Since not all people with such infectious diseases develop temporal arteritis, there is probably one genetic susceptibility, People with certain proteins on white blood cells (HLA-DR4) are more prone to this condition. In addition, temporal arteritis is more common in people with polymyalgia, another rheumatic pain disorder.
Temporal arteritis: examinations and diagnosis
The right contact person for suspected temporal arteritis is a specialist in rheumatoid diseases (rheumatologist) or nervous disorders (neurologist). An American Working Group on Rheumatoid Diseases (ACR) has put together a set of criteria that your doctor can use to diagnose temporal arteritis. For this he first leads a medical consultation (anamnese) and in case of existing suspected disease then imaging and tissue removal by. A blood test could show elevated levels of inflammation. If at least three of the following five criteria apply to one individual, there is a likelihood of more than 90% of arteritis temporalis:
- Age over 50 years
- First or new headache
- Altered temporal arteries (painful, weaker pulse)
- Increased erythrocyte sedimentation rate (blood test)
- Tissue changes of a temporal artery
Further investigations
In most cases, a specific ultrasound performed on the temporal arteries. The temporal artery can also with a magnetic resonance imaging (MRI). For this purpose, the person concerned is first injected with a specific contrast agent into a vein, before he is driven on a movable couch with his head in the MRI tube. For this investigation certain technical requirements are necessary, which can often only be met in specialized centers. However, vascular changes of other arteries can also be displayed.
A limitation of the blood supply caused by the arteritis temporalis can with the Positron Emission Tomography (PET) will be examined in more detail. The examination procedure is similar to that of an MRI examination. In particular, PET is performed when the aorta or other organ systems are affected, when patients suffer from marked concomitant symptoms, or when tissue sampling does not allow a clear diagnosis.

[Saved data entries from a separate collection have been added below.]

#ifdef KMPC_TRACE
    if (lane == 0 && b < 8192) kmpc_trace_buf[b * 32 + 17] = wall_clock64();
    if (lane == 0 && b < 8192 && k == 0) {
      kmpc_trace_buf[b * 32 + 29] = (unsigned long long)__builtin_amdgcn_s_getreg((3 << 11) | 20) | ((unsigned long long)__builtin_amdgcn_s_getreg((31 << 11) | 4) << 8);
      kmpc_trace_buf[b * 32 + 19] = wall_clock64();
      for (int sl = 22; sl < 29; ++sl) kmpc_trace_buf[b * 32 + sl] = 0ull;
    }
#endif
    if (live) {
      int woff = R.wbase + wv * R.wstride, bk = b;
      asm volatile("" : "+s"(woff), "+s"(bk));
      double* const wsm = smem + woff;
      double* const psi_now = R.psi[cur];
      if (lane < L) psi_now[(size_t)b * L + lane] = psi_i;
      V2DiagOut dgo{nullptr, nullptr, nullptr};
      if constexpr (DIAG) {
        if (R.Psi_log && lane < L) io_st<IOT>(R.Psi_log, ((size_t)k * L + lane) * B + b, psi_i);
        const size_t kb = (size_t)k * B + b;
        dgo.dA = R.dA_log ? io_at<IOT>(R.dA_log, kb) : nullptr;
        dgo.dB = R.dB_log ? io_at<IOT>(R.dB_log, kb) : nullptr;
        dgo.dC = R.dC_log ? io_at<IOT>(R.dC_log, kb) : nullptr;
      }
      StepVar<double> sv;
      sv.psi_now = psi_now;
      sv.psi_prev = R.psi[cur ^ 1];
      sv.psi_in_regs = 1;
      sv.psi_now_v = psi_i;
      sv.psi_prev_v = psi_prev_reg;
      sv.phases = PH_CONDENSE | PH_QP | ((have_prev && !R.no_update) ? PH_RLS : 0);
      sv.first_update = fresh ? 1 : 0;
      sv.plant_switched = (R.switch_step >= 0 && R.step0 + k >= R.switch_step) ? 1 : 0;
      sv.U0 = R.U_log ? io_at<IOT>(R.U_log, (size_t)k * B) : a.U0;
      sv.x_next = RBF ? nullptr : sXn + wv * 4;
      sv.cov_done = (k > 0 && !R.no_update) ? 1 : 0;
      const bool tile_wave = RBF || NW == 4 || wv < ((KS_ > 0 ? (KS_ <= 28 ? 112 : 128) : R.Hp) >> 4) || wv < (R.Lp >> 4);
      sv.cov_ahead = (k + 1 < R.steps && !R.no_update && tile_wave) ? 1 : 0;
      if constexpr (DIAG) {
        if (!(sv.phases & PH_RLS) && lane == 0) {
          if (dgo.dA) io_st<IOT>(dgo.dA, 0, 0.0);
          if (dgo.dB) io_st<IOT>(dgo.dB, 0, 0.0);
          if (dgo.dC) io_st<IOT>(dgo.dC, 0, 0.0);
        }
      }
      constexpr bool LOWREG = ro_max_threads<L_, N_, Q_, NW, KS_>() == 1024 && N_ > 24;
      if constexpr (TERM) {
        StepVar<double> sv1 = sv, sv2 = sv;
        sv1.phases = sv.phases & PH_RLS;
        sv1.cov_ahead = 0;
        sv2.phases = sv.phases & ~PH_RLS;
        double* imgb = V2 ? R.img + (size_t)bk * R.img_stride : nullptr;
        if (sv1.phases) {
          if constexpr (V2) step_v2<L_, N_, Q_, LOWREG, !LOWREG, IOT, 1, DIAG>(a, sv1, bk, wsm, imgb, &dgo);
          else step_body<double, 64, L_, N_, Q_, LOWREG, !LOWREG || Q_ == L_, ro_one_region<L_, N_, Q_, KS_>()>(a, sv1, bk, wsm);
        }
        __threadfence_block();
        block_sync<64>();
        if (R.term_every > 0 && ((R.term_count0 + k) % R.term_every) == 0) {
          double* const scr = R.term_scratch + (size_t)bk * R.term_scratch_stride;
          double* const Wb = R.term_W + (size_t)bk * Q_ * Q_;
          int itd;
          if constexpr (V2) {
            const V2Dims vd(L_, 2);
            const int cy0 = a.cy0;
            itd = wave_dare(L_, Q_, [&](int i, int j) { return imgb[vd.off1(i, j)]; }, [&](int r, int j) { return imgb[vd.off1(L_ + cy0 + r, j)]; },
                            R.term_Q, R.term_R, R.term_eps, R.term_maxiter, a.Qw, scr, Wb);
          } else {
            const double* const Kb = a.K + (size_t)bk * a.strideK;
            const double* const Cb = a.C + (size_t)bk * a.strideC;
            const int cy0 = a.cy0;
            itd = wave_dare(L_, Q_, [&](int i, int j) { return Kb[i * (L_ + 1) + j]; },
                            [&](int r, int j) { return Q_ == L_ ? (r == j ? 1.0 : 0.0) : Cb[(cy0 + r) * L_ + j]; },
                            R.term_Q, R.term_R, R.term_eps, R.term_maxiter, a.Qw, scr, Wb);
          }
          if (R.term_iters && lane == 0) R.term_iters[bk] = itd;
        }
        if constexpr (V2) step_v2<L_, N_, Q_, LOWREG, !LOWREG, IOT, 2>(a, sv2, bk, wsm, imgb);
        else step_body<double, 64, L_, N_, Q_, LOWREG, !LOWREG || Q_ == L_, ro_one_region<L_, N_, Q_, KS_>()>(a, sv2, bk, wsm);
      } else if constexpr (V2) {
        double* imgb = R.img + (size_t)bk * R.img_stride;
        step_v2<L_, N_, Q_, LOWREG, !LOWREG, IOT, 0, DIAG>(a, sv, bk, wsm, imgb, &dgo);
      } else {
        step_body<double, 64, L_, N_, Q_, LOWREG, !LOWREG || Q_ == L_, ro_one_region<L_, N_, Q_, KS_>()>(a, sv, bk, wsm);
      }
      if (R.X_log) {
        __threadfence_block();
        if (lane < n) io_st<IOT>(R.X_log, ((size_t)k * n + lane) * B + b, io_ld<IOT>(a.X_rw, (size_t)lane * B + b));
      }
    }
#ifdef KMPC_TRACE
    if (lane == 0 && b < 8192) {
      const unsigned long long t18 = wall_clock64();
      kmpc_trace_buf[b * 32 + 18] = t18;
      const unsigned long long dl = kmpc_trace_buf[b * 32 + 17] - kmpc_trace_buf[b * 32 + 16], db = t18 - kmpc_trace_buf[b * 32 + 17];
      if (b < 4096 && k < 32) {
        kmpc_step_buf[b * 96 + 3 * k] = (unsigned)kmpc_trace_buf[b * 32 + 16];
        kmpc_step_buf[b * 96 + 3 * k + 1] = (unsigned)kmpc_trace_buf[b * 32 + 17];
        kmpc_step_buf[b * 96 + 3 * k + 2] = (unsigned)t18;
      }
      kmpc_trace_buf[b * 32 + 20] = (k == 0 ? 0ull : kmpc_trace_buf[b * 32 + 20]) + dl;
      kmpc_trace_buf[b * 32 + 21] = (k == 0 ? 0ull : kmpc_trace_buf[b * 32 + 21]) + db;
    }
#endif
    if (have_prev) fresh = false;
    have_prev = true;
    cur ^= 1;
    psi_prev_reg = psi_i;
  }
  if (!RBF && live && (tid0 & 63) == 0) {
    const int* const acc = reinterpret_cast<const int*>(sXn + wave * 4 + 2);
    if (ra.s.status) ra.s.status[b] = acc[0];
    if (ra.s.iters) ra.s.iters[b] = acc[1];
    if (ra.work) ra.work[b] = acc[2];
  }
}


static int ro_one_region_r2(int n, int L, int q, int N) { return n * L <= N * q ? 0 : ((n * L + 1) & ~1); }
static size_t ro_step_lds_elems(int n, int L, int q, int N, int* r1, int* r2, bool lds_tableau) {
  if (r1) *r1 = step_region1(L, N);
  if (r2) *r2 = step_region2(n, L, N, lds_tableau);
  return step_lds_elems(n, L, q, N, lds_tableau);
}
static size_t rollout_lds_elems(int n, int L, int q, int N, bool rbf, int waves, int Lp, int* wstride) {
  size_t per_wave = (ro_step_lds_elems(n, L, q, N, nullptr, nullptr, !tableau_saves_lds(N, L)) + 1) & ~(size_t)1;
  if (ro_one_region_rt(L, N, q, rbf))
    per_wave = ((size_t)step_region1(L, N) + ro_one_region_r2(n, L, q, N) + vec_elems_one_region(n, L, q, N) + 1) & ~(size_t)1;
  const bool v2 = step_v2_dims(L, N, q);
  if (v2) per_wave = v2_lds_elems(L, q, N);
  if (wstride) *wstride = (int)per_wave;
  size_t elems = per_wave * waves;
  if (rbf) return elems;
  const size_t scratch = ro_scratch_of(waves);
  if (v2) return scratch + elems + ro_keep(Lp, waves);
  if (elems < scratch) elems = scratch;
  return elems + ro_keep(Lp, waves);
}
#if defined(KMPC_ROLLOUT_JIT_TU)
static int g_rollout_workgroup = 0;
#elif defined(KMPC_ROLLOUT_IO32_TU)
extern int g_rollout_workgroup;
#else
int g_rollout_workgroup = 0;
void set_rollout_workgroup(int trajectories) { g_rollout_workgroup = trajectories; }
#endif
static int rollout_waves(int n, int L, int q, int N, bool rbf, int Lp, int B = 1 << 30) {
  const size_t cap = 160 * 1024 / sizeof(double);
  if (!rbf) {
    static const char* env = dbg_env("KMPC_ROLLOUT_WAVES");
    auto wgs = [&](int w) -> int {
      const size_t e = (rollout_lds_elems(n, L, q, N, false, w, Lp, nullptr) + 63) & ~(size_t)63;
      const int k = (int)(cap / e);
      const int maxw = (N > 24 && !ro_one_region_rt(L, N, q, false) && !step_v2_dims(L, N, q)) ? 8 : 16;
      return k * w > maxw ? maxw / w : k;
    };
    if (g_rollout_workgroup) return wgs(g_rollout_workgroup) > 0 ? g_rollout_workgroup : 0;
    if (env && (atoi(env) == 4 || atoi(env) == 8 || atoi(env) == 16)) return wgs(atoi(env)) > 0 ? atoi(env) : 0;
    static int cus_dev[16] = {};
    int& cus = cus_dev[device_slot()];
    if (!cus) {
      int dev = 0;
      if (hipGetDevice(&dev) != hipSuccess || hipDeviceGetAttribute(&cus, hipDeviceAttributeMultiprocessorCount, dev) != hipSuccess || cus <= 0) cus = 256;
    }
    int best = 0, best_traj = 0;
    for (int w = 16; w >= 8; w >>= 1) {
      const int t = wgs(w) * w;
      if (t > best_traj) { best = w; best_traj = t; }
    }
    if (wgs(4) * 4 >= 2 * best_traj && wgs(4) > 0) { best = 4; best_traj = wgs(4) * 4; }
    if (best == 16 && wgs(8) * 8 >= 16 && (B + 15) / 16 < cus) return 8;
    return best;
  }
  for (int w = ro_rbf_eight(L, N, q) ? 8 : 16; w >= 4; --w)
    if (rollout_lds_elems(n, L, q, N, true, w, Lp, nullptr) <= cap) return w;
  return 0;
}
template <int L_, int N_, int Q_, int NW, int KS_, typename IOT = double, bool TERM = false, bool DIAG = false>
static hipError_t launch_rollout_nw(const RolloutArgs<double>& k, int waves, size_t lds, hipStream_t s) {
  static size_t configured_dev[16] = {};
  size_t& configured = configured_dev[device_slot()];
  if (lds > 64 * 1024 && lds > configured) {
    hipError_t e = hipFuncSetAttribute(reinterpret_cast<const void*>(&rollout_kernel<L_, N_, Q_, NW, KS_, IOT, TERM, DIAG>),
                                       hipFuncAttributeMaxDynamicSharedMemorySize, (int)lds);
    if (e != hipSuccess) return e;
    configured = lds;
  }
  const int grid = (k.s.B + waves - 1) / waves;
  hipLaunchKernelGGL((rollout_kernel<L_, N_, Q_, NW, KS_, IOT, TERM, DIAG>), dim3(grid), dim3(64 * waves), lds, s, k);
  return hipGetLastError();
}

Tissue removal in temporal arteritis
If signs of disease and imaging tests indicate temporal arteritis, in many cases a tissue sample (biopsy) taken from the affected temporal region and examined under the microscope. Since the disease is not detected in every patient in an ultrasound examination, a tissue sample should be taken even with an inconspicuous ultrasound result. In some cases, an artery piece is also removed from the other temporal side.
Temporal arteritis: treatment
After a temporal arteritis has been diagnosed, the person should immediately with a cortisone be treated. The first four weeks, a dosage of one milligram of prednisolone per kilogram of body weight is recommended. If the symptoms have disappeared due to the therapy and the inflammation levels in the blood have normalized, the dose should be continuously reduced. If symptoms appear again, more prednisolone must be taken again. The doctor treating the patient with his patient will draw up an exact intake schedule. If blindness is imminent, prednisolone therapy must be given in high doses over the vein for three to five days.
Because cortisone therapy can cause many undesirable side effects, more medicines need to be taken. Calcium and vitamin D reduce the risk of developing osteoporosis (brittle bones). Against possible vascular occlusions, an aminosalicylate (for example, aspirin) should be taken. A proton inhibitor protects the stomach lining. In addition, the blood sugar should be checked regularly and treated if necessary.
Temporal arteritis: disease course and prognosis
Without therapy, about 30 percent of those affected go blind. With early diagnosis and subsequent therapy, however, the symptoms disappear permanently in almost all patients. Rarely does the condition occur repeatedly or is it chronic Temporal arteritis above.